## Assigned task
Give the count of lines below that include the word "usedStep", and say nothing else.

## Given entries
—————

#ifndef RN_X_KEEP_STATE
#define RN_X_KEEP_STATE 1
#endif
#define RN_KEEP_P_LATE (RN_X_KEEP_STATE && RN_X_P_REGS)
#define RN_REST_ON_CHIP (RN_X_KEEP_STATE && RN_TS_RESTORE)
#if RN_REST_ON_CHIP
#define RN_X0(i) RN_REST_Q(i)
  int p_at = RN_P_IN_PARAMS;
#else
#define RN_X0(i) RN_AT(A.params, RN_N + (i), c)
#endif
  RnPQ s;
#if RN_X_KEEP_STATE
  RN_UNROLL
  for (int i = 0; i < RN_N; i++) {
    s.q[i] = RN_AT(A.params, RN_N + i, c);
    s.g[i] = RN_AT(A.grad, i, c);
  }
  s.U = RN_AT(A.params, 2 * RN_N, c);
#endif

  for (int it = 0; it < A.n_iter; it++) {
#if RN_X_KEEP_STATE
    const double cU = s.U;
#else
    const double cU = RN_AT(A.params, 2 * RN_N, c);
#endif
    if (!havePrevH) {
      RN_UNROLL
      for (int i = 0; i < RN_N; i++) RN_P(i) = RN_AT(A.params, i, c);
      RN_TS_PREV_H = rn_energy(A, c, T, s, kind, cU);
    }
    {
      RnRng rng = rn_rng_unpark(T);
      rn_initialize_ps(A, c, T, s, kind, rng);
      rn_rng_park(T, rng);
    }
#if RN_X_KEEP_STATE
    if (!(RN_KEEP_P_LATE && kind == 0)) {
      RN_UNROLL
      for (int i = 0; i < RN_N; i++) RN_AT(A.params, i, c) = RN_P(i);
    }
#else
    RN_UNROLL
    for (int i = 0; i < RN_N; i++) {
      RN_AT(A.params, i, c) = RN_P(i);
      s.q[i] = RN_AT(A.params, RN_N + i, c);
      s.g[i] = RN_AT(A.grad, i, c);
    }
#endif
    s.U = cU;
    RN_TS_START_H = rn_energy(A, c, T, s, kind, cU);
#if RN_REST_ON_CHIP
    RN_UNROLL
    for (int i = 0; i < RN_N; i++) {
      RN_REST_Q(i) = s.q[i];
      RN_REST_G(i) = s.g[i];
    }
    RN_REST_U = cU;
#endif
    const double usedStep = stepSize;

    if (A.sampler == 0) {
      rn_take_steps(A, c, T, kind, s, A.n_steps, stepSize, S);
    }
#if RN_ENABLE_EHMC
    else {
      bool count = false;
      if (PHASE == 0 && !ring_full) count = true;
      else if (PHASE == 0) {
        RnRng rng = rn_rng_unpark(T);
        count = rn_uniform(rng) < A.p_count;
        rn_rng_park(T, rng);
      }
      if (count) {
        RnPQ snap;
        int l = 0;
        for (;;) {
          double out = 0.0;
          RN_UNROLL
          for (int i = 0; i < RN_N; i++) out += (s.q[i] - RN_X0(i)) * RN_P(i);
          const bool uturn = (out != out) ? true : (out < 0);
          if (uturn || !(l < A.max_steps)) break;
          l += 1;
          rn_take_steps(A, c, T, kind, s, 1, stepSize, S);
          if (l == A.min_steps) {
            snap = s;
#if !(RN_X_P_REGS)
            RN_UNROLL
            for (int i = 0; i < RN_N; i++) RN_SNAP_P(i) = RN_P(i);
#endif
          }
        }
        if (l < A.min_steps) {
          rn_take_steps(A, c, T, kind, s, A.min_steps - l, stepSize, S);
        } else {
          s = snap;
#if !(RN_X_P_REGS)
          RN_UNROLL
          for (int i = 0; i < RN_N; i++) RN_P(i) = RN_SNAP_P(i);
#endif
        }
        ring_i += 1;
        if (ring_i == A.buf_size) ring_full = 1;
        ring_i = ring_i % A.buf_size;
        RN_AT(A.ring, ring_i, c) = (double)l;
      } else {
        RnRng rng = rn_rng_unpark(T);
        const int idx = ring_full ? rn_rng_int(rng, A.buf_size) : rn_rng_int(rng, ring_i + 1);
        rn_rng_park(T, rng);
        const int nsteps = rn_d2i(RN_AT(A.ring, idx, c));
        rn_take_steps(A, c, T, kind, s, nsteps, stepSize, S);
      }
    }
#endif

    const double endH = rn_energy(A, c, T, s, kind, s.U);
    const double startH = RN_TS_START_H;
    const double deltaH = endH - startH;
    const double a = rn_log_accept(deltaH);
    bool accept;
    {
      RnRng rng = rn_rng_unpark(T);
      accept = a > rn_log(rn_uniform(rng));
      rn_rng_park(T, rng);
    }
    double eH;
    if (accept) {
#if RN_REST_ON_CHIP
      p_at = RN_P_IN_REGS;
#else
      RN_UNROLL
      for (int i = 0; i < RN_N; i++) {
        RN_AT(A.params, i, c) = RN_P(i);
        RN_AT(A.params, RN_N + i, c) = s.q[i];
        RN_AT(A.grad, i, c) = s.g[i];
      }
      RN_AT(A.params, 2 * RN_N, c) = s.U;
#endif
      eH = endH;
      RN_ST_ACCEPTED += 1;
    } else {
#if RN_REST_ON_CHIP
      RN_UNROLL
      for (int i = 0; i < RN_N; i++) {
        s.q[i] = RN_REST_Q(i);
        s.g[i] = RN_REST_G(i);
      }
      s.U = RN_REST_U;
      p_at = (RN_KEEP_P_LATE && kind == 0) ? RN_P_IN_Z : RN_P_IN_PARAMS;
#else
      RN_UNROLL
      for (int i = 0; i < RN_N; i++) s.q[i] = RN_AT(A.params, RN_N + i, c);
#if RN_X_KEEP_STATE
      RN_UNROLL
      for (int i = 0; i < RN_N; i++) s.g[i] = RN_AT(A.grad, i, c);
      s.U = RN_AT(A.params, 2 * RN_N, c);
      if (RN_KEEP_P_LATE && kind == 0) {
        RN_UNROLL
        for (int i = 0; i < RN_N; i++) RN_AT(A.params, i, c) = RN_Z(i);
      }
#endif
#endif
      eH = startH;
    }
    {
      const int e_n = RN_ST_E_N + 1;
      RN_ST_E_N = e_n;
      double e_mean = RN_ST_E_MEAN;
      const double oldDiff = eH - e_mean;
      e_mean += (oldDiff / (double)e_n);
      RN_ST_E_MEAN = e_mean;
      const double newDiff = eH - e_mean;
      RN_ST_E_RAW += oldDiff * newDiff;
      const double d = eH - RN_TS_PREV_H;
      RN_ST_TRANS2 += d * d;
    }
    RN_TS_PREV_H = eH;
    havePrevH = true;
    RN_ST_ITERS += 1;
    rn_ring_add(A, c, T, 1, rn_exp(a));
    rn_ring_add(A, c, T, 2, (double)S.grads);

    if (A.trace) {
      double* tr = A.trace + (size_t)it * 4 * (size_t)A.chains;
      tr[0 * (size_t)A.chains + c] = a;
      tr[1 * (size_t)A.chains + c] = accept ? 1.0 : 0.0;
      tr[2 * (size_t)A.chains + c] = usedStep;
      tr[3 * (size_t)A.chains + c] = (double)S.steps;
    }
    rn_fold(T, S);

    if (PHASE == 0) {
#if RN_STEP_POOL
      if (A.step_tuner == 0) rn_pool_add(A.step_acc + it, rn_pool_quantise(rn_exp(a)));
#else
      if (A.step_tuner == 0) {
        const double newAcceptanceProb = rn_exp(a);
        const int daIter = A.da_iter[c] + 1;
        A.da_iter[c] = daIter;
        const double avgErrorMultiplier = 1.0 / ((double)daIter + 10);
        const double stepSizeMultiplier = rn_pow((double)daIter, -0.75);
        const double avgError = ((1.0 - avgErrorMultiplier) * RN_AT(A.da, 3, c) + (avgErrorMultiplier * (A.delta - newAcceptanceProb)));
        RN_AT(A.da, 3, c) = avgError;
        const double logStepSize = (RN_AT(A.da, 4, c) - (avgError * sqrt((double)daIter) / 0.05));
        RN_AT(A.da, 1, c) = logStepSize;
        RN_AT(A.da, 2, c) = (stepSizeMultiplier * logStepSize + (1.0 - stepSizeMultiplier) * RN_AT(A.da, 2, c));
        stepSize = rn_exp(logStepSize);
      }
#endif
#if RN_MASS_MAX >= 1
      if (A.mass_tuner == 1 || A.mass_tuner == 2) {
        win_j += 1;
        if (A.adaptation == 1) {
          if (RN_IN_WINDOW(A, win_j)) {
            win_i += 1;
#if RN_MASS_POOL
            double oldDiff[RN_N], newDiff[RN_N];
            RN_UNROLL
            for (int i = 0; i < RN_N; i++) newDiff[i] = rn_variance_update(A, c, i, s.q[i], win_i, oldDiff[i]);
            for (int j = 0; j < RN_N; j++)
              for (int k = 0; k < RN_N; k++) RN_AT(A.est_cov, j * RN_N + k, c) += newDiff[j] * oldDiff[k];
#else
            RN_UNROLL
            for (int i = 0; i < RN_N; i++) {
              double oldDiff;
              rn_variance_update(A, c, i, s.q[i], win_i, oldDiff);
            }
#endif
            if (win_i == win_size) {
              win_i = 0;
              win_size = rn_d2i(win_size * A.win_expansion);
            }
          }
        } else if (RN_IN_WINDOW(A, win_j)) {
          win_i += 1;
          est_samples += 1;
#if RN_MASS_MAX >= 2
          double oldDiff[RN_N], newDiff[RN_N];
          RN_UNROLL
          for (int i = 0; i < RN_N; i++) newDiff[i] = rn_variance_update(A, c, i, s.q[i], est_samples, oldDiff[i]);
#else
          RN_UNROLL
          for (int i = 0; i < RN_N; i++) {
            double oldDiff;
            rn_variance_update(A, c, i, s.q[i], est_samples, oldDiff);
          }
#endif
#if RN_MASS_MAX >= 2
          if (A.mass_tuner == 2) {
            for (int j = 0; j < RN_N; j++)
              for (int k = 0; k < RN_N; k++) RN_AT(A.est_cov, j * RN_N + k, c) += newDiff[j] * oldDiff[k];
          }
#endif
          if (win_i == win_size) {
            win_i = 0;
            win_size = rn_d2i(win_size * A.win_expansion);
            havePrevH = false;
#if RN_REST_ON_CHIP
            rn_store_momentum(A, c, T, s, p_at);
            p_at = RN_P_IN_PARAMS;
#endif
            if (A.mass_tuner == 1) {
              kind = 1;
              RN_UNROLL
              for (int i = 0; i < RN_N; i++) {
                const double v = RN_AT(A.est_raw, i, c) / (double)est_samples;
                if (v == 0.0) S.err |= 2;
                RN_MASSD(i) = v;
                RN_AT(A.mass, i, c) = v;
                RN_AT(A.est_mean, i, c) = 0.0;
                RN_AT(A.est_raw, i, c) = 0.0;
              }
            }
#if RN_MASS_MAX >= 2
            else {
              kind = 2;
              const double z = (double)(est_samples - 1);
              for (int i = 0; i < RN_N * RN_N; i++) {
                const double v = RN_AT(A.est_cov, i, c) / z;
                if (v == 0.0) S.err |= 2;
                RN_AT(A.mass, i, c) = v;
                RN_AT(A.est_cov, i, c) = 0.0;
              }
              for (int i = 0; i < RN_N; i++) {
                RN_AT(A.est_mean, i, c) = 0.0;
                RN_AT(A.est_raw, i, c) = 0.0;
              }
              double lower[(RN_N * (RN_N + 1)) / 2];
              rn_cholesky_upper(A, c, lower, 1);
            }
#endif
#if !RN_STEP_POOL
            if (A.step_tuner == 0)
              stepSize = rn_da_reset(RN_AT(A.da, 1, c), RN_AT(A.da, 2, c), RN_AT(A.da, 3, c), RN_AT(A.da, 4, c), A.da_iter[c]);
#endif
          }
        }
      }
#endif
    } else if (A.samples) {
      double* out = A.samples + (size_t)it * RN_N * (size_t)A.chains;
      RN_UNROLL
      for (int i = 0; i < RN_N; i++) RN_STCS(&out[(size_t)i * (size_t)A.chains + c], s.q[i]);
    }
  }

—————

## Written response
2